Take the material below from its first line through the line containing "else if (E <= 4)" and, please, write those lines again exactly.

***** INPUT RECORDS *****

__device__ __forceinline__ u32 warp_refine(const u64 *__restrict__ wptr, u32 wn, u32 lo, u32 sz, u32 r,
                                           u32 max_chunks, u64 *__restrict__ flags) {
    u64 k0 = 0, k1 = 0, k2 = 0, k3 = 0;
    u32 have = 0;
    for (;;) {
        const bool active = sz > 1;
// ... 200 lines not shown
                if (p + 1 == S.hi[cur][p]) S.tot[l] = incl[e];
            }
        }
        tie_sync<NT>();
#pragma unroll
        for (u32 e = 0; e < TIE_E; e++) {
            const u32 p = p0 + e;
            if (e < E && p < m) {
                const u32 l = S.lo[cur][p], h = S.hi[cur][p], r = S.dep[cur][p];
                u32 np = p, nlo = l, nhi = h, nr = r;
                if (h - l > 1) {
                    const u64 T = S.tot[l];
                    const u32 n0 = (u32)(T & 0xFFFFu), n1 = (u32)((T >> 16) & 0xFFFFu);
                    const u32 idx = (u32)((incl[e] >> (16 * cls[e])) & 0xFFFFu) - 1u;
                    if (cls[e] == 0) { nlo = l; nhi = l + n0; }
                    else if (cls[e] == 1) { nlo = l + n0; nhi = l + n0 + n1; nr = r + 1; }
                    else { nlo = l + n0 + n1; nhi = h; }
                    np = nlo + idx;
                }
                S.uid[cur ^ 1][np] = S.uid[cur][p];
                S.off[cur ^ 1][np] = S.off[cur][p];
                S.wn[cur ^ 1][np] = S.wn[cur][p];
                S.lo[cur ^ 1][np] = (u16)nlo;
                S.hi[cur ^ 1][np] = (u16)nhi;
                S.dep[cur ^ 1][np] = nr;
            }
        }
        tie_sync<NT>();
        cur ^= 1;
    }
    tie_sync<NT>();
    for (u32 i = t; i < m; i += NT) ord[s + i] = S.uid[cur][i];
}

template <int NT, u32 CAP>
__device__ __forceinline__ void tie_refine(TieSort<CAP> &S, u64 *sm_v, u32 *sm_f, u32 t, u32 s, u32 m, u32 r0,
                                           const u64 *pool, const u64 *uoff, const u32 *uwords, u32 max_chunks,
                                           u32 *__restrict__ ord, u64 *__restrict__ flags) {
    const u32 E = (m + NT - 1) / NT;
    if (E <= 2) tie_refine_e<NT, CAP, 2>(S, sm_v, sm_f, t, s, m, r0, pool, uoff, uwords, max_chunks, ord, flags);
    else if (E <= 4) tie_refine_e<NT, CAP, 4>(S, sm_v, sm_f, t, s, m, r0, pool, uoff, uwords, max_chunks, ord, flags);
    else tie_refine_e<NT, CAP, 8>(S, sm_v, sm_f, t, s, m, r0, pool, uoff, uwords, max_chunks, ord, flags);
}

__global__ void rank_lists_k(const u32 *__restrict__ hp, const u32 *__restrict__ nheads, u64 d,
                             u32 *__restrict__ mid_list, u32 *__restrict__ big_list,
                             u32 *__restrict__ warp_list,
                             u32 *__restrict__ counts ) {
    u64 g = (u64)blockIdx.x * blockDim.x + threadIdx.x;
    if (g >= d || g >= *nheads) return;
    const u32 s = hp[g], m = hp[g + 1] - s;
    if (m < 2) return;
    if (m <= WARP_MAX) {
        if ((s >> 5) != ((s + m - 1) >> 5)) warp_list[atomicAdd(&counts[2], 1u)] = (u32)g;
    } else if (m <= MID_MAX) mid_list[atomicAdd(&counts[0], 1u)] = (u32)g;
    else if (m <= LOCAL_MAX) big_list[atomicAdd(&counts[1], 1u)] = (u32)g;
}

__global__ void __launch_bounds__(256) rank_mid_k(const u32 *__restrict__ hp,
                                                  const u32 *__restrict__ list,
                                                  const u32 *__restrict__ count,
                                                  const u32 *__restrict__ depth,
                                                  const u64 *pool, const u64 *uoff, const u32 *uwords,
                                                  u32 max_chunks, u32 *__restrict__ ord,
                                                  u64 *__restrict__ flags) {
    extern __shared__ __align__(16) unsigned char mid_raw[];
    const u32 lane = threadIdx.x & 31, wp = threadIdx.x >> 5;
    TieSort<MID_MAX> &S = reinterpret_cast<TieSort<MID_MAX> *>(mid_raw)[wp];
    u64 *sm_v = nullptr;
    u32 *sm_f = nullptr;
    const u32 n = *count;
    for (u32 q = blockIdx.x * 8 + wp; q < n; q += gridDim.x * 8) {
        const u32 g = list[q];
        const u32 s = hp[g], m = hp[g + 1] - s;
        tie_refine<32, MID_MAX>(S, sm_v, sm_f, lane, s, m, depth[s], pool, uoff, uwords, max_chunks, ord, flags);
    }
}

constexpr u32 LCP_MAX = 256;
constexpr u32 LCP_WALK = 4;
constexpr u32 LCP_HEAD = 1u << 20;
constexpr u32 LCP_MAX_CHUNKS = LCP_HEAD - 1;

template <u32 CAP>
struct LcpSort {
    u64 kb[CAP];
    u32 ka[CAP];
    u32 uid[CAP];
    u32 off[CAP];
    u32 wn[CAP];
    u32 dep[CAP];
    u16 lo[CAP];
    u16 pay[CAP];
    unsigned long long best;
};

__device__ __forceinline__ void prefetch_l2(const void *p) { asm volatile("prefetch.global.L2 [%0];" ::"l"(p)); }

__device__ __forceinline__ bool lcp_less(u32 a0, u64 b0, u32 a1, u64 b1) { return a0 < a1 || (a0 == a1 && b0 < b1); }

__device__ __forceinline__ void lcp_cx_shfl(u32 &ka, u64 &kb, u32 &pay, u32 j, bool up, bool lower) {
    const u32 oa = __shfl_xor_sync(0xffffffffu, ka, j);
    const u64 ob = __shfl_xor_sync(0xffffffffu, kb, j);
    const u32 op = __shfl_xor_sync(0xffffffffu, pay, j);
    const bool mine_less = lcp_less(ka, kb, oa, ob);
    const bool keep = (mine_less == lower) == up;
    if (!keep && !(ka == oa && kb == ob)) { ka = oa; kb = ob; pay = op; }
}

// ... 220 lines not shown
                        const u32 c = code < LCP_HEAD ? code : 2u * LCP_HEAD - 1u - code;
                        S.dep[p] = code == LCP_HEAD ? 0u : c + 1;
                    }
                }
            }
            tie_sync<NT>();
            if (t < 32) {
                u32 carry = 0;
                for (u32 b0 = 0; b0 < m; b0 += 32) {
                    const u32 p = b0 + t;
                    const u32 sm = __ballot_sync(0xffffffffu, p < m && S.pay[p] != 0);
                    if (p < m) {
                        const u32 below = sm & (0xFFFFFFFFu >> (31 - t));
                        S.lo[p] = (u16)(below ? b0 + (31 - __clz(below)) : carry);
                    }
                    if (sm) carry = b0 + (31 - __clz(sm));
                }
            }
            tie_sync<NT>();
        }
    }
    tie_sync<NT>();
    for (u32 p = t; p < m; p += NT) ord[s + p] = S.uid[p];
}

__global__ void __launch_bounds__(256, 3) rank_lcp_k(const u32 *__restrict__ hp, const u32 *__restrict__ list,
                                                  const u32 *__restrict__ count, const u32 *__restrict__ depth,
                                                  const u64 *__restrict__ pool, const u64 *__restrict__ uoff,
                                                  const u32 *__restrict__ uwords, const u32 *__restrict__ occ_of_word,
                                                  u32 max_chunks, u32 *__restrict__ ord, u64 *__restrict__ flags) {
    extern __shared__ __align__(16) unsigned char lcp_raw[];
    const u32 lane = threadIdx.x & 31, wp = threadIdx.x >> 5;
    LcpSort<LCP_MAX> &S = reinterpret_cast<LcpSort<LCP_MAX> *>(lcp_raw)[wp];
    const u32 n = *count;
    for (u32 gq = blockIdx.x * 8 + wp; gq < n; gq += gridDim.x * 8) {
        const u32 g = list[gq];
        const u32 s = hp[g], m = hp[g + 1] - s;
        lcp_refine<32, LCP_MAX>(S, lane, s, m, depth[s], pool, uoff, uwords, occ_of_word, max_chunks, ord, flags);
    }
}

__global__ void __launch_bounds__(256) rank_lcp_cta_k(const u32 *__restrict__ hp, const u32 *__restrict__ list,
                                                      const u32 *__restrict__ count, const u32 *__restrict__ depth,
                                                      const u64 *__restrict__ pool, const u64 *__restrict__ uoff,
                                                      const u32 *__restrict__ uwords, const u32 *__restrict__ occ_of_word,
                                                      u32 max_chunks, u32 *__restrict__ ord, u64 *__restrict__ flags) {
    extern __shared__ __align__(16) unsigned char lcp_cta_raw[];
    LcpSort<LOCAL_MAX> &S = *reinterpret_cast<LcpSort<LOCAL_MAX> *>(lcp_cta_raw);
    const u32 n = *count;
    for (u32 gq = blockIdx.x; gq < n; gq += gridDim.x) {
        const u32 g = list[gq];
        const u32 s = hp[g], m = hp[g + 1] - s;
        lcp_refine<256, LOCAL_MAX>(S, threadIdx.x, s, m, depth[s], pool, uoff, uwords, occ_of_word, max_chunks, ord, flags);
    }
}

__global__ void __launch_bounds__(256) rank_cta_k(const u32 *__restrict__ hp,
                                                  const u32 *__restrict__ list,
                                                  const u32 *__restrict__ count,
                                                  const u32 *__restrict__ depth,
                                                  const u64 *pool, const u64 *uoff, const u32 *uwords,
                                                  u32 max_chunks, u32 *__restrict__ ord,
                                                  u64 *__restrict__ flags) {
    extern __shared__ __align__(16) unsigned char cta_raw[];
    TieSort<LOCAL_MAX> &S = *reinterpret_cast<TieSort<LOCAL_MAX> *>(cta_raw);
    __shared__ u64 sm_v[8];
    __shared__ u32 sm_f[8];
    const u32 n = *count;
    for (u32 q = blockIdx.x; q < n; q += gridDim.x) {
        const u32 g = list[q];
        const u32 s = hp[g], m = hp[g + 1] - s;
        tie_refine<256, LOCAL_MAX>(S, sm_v, sm_f, threadIdx.x, s, m, depth[s], pool, uoff, uwords, max_chunks, ord,
                                   flags);
    }
}

int pfp_rank_init(pfpb200_ctx *ctx) {
    PFP_CUDA(ctx, cudaFuncSetAttribute(rank_cta_k, cudaFuncAttributeMaxDynamicSharedMemorySize,
                                       (int)sizeof(TieSort<LOCAL_MAX>)));
    PFP_CUDA(ctx, cudaFuncSetAttribute(rank_mid_k, cudaFuncAttributeMaxDynamicSharedMemorySize,
                                       (int)(8 * sizeof(TieSort<MID_MAX>))));
    PFP_CUDA(ctx, cudaFuncSetAttribute(rank_lcp_k, cudaFuncAttributeMaxDynamicSharedMemorySize,
                                       (int)(8 * sizeof(LcpSort<LCP_MAX>))));
    PFP_CUDA(ctx, cudaFuncSetAttribute(rank_lcp_cta_k, cudaFuncAttributeMaxDynamicSharedMemorySize,
                                       (int)sizeof(LcpSort<LOCAL_MAX>)));
    return PFPB200_OK;
}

*****

ANSWER TO THIS TASK.
__device__ __forceinline__ u32 warp_refine(const u64 *__restrict__ wptr, u32 wn, u32 lo, u32 sz, u32 r,
                                           u32 max_chunks, u64 *__restrict__ flags) {
    u64 k0 = 0, k1 = 0, k2 = 0, k3 = 0;
    u32 have = 0;
    for (;;) {
        const bool active = sz > 1;
// ... 200 lines not shown
                if (p + 1 == S.hi[cur][p]) S.tot[l] = incl[e];
            }
        }
        tie_sync<NT>();
#pragma unroll
        for (u32 e = 0; e < TIE_E; e++) {
            const u32 p = p0 + e;
            if (e < E && p < m) {
                const u32 l = S.lo[cur][p], h = S.hi[cur][p], r = S.dep[cur][p];
                u32 np = p, nlo = l, nhi = h, nr = r;
                if (h - l > 1) {
                    const u64 T = S.tot[l];
                    const u32 n0 = (u32)(T & 0xFFFFu), n1 = (u32)((T >> 16) & 0xFFFFu);
                    const u32 idx = (u32)((incl[e] >> (16 * cls[e])) & 0xFFFFu) - 1u;
                    if (cls[e] == 0) { nlo = l; nhi = l + n0; }
                    else if (cls[e] == 1) { nlo = l + n0; nhi = l + n0 + n1; nr = r + 1; }
                    else { nlo = l + n0 + n1; nhi = h; }
                    np = nlo + idx;
                }
                S.uid[cur ^ 1][np] = S.uid[cur][p];
                S.off[cur ^ 1][np] = S.off[cur][p];
                S.wn[cur ^ 1][np] = S.wn[cur][p];
                S.lo[cur ^ 1][np] = (u16)nlo;
                S.hi[cur ^ 1][np] = (u16)nhi;
                S.dep[cur ^ 1][np] = nr;
            }
        }
        tie_sync<NT>();
        cur ^= 1;
    }
    tie_sync<NT>();
    for (u32 i = t; i < m; i += NT) ord[s + i] = S.uid[cur][i];
}

template <int NT, u32 CAP>
__device__ __forceinline__ void tie_refine(TieSort<CAP> &S, u64 *sm_v, u32 *sm_f, u32 t, u32 s, u32 m, u32 r0,
                                           const u64 *pool, const u64 *uoff, const u32 *uwords, u32 max_chunks,
                                           u32 *__restrict__ ord, u64 *__restrict__ flags) {
    const u32 E = (m + NT - 1) / NT;
    if (E <= 2) tie_refine_e<NT, CAP, 2>(S, sm_v, sm_f, t, s, m, r0, pool, uoff, uwords, max_chunks, ord, flags);
    else if (E <= 4) tie_refine_e<NT, CAP, 4>(S, sm_v, sm_f, t, s, m, r0, pool, uoff, uwords, max_chunks, ord, flags);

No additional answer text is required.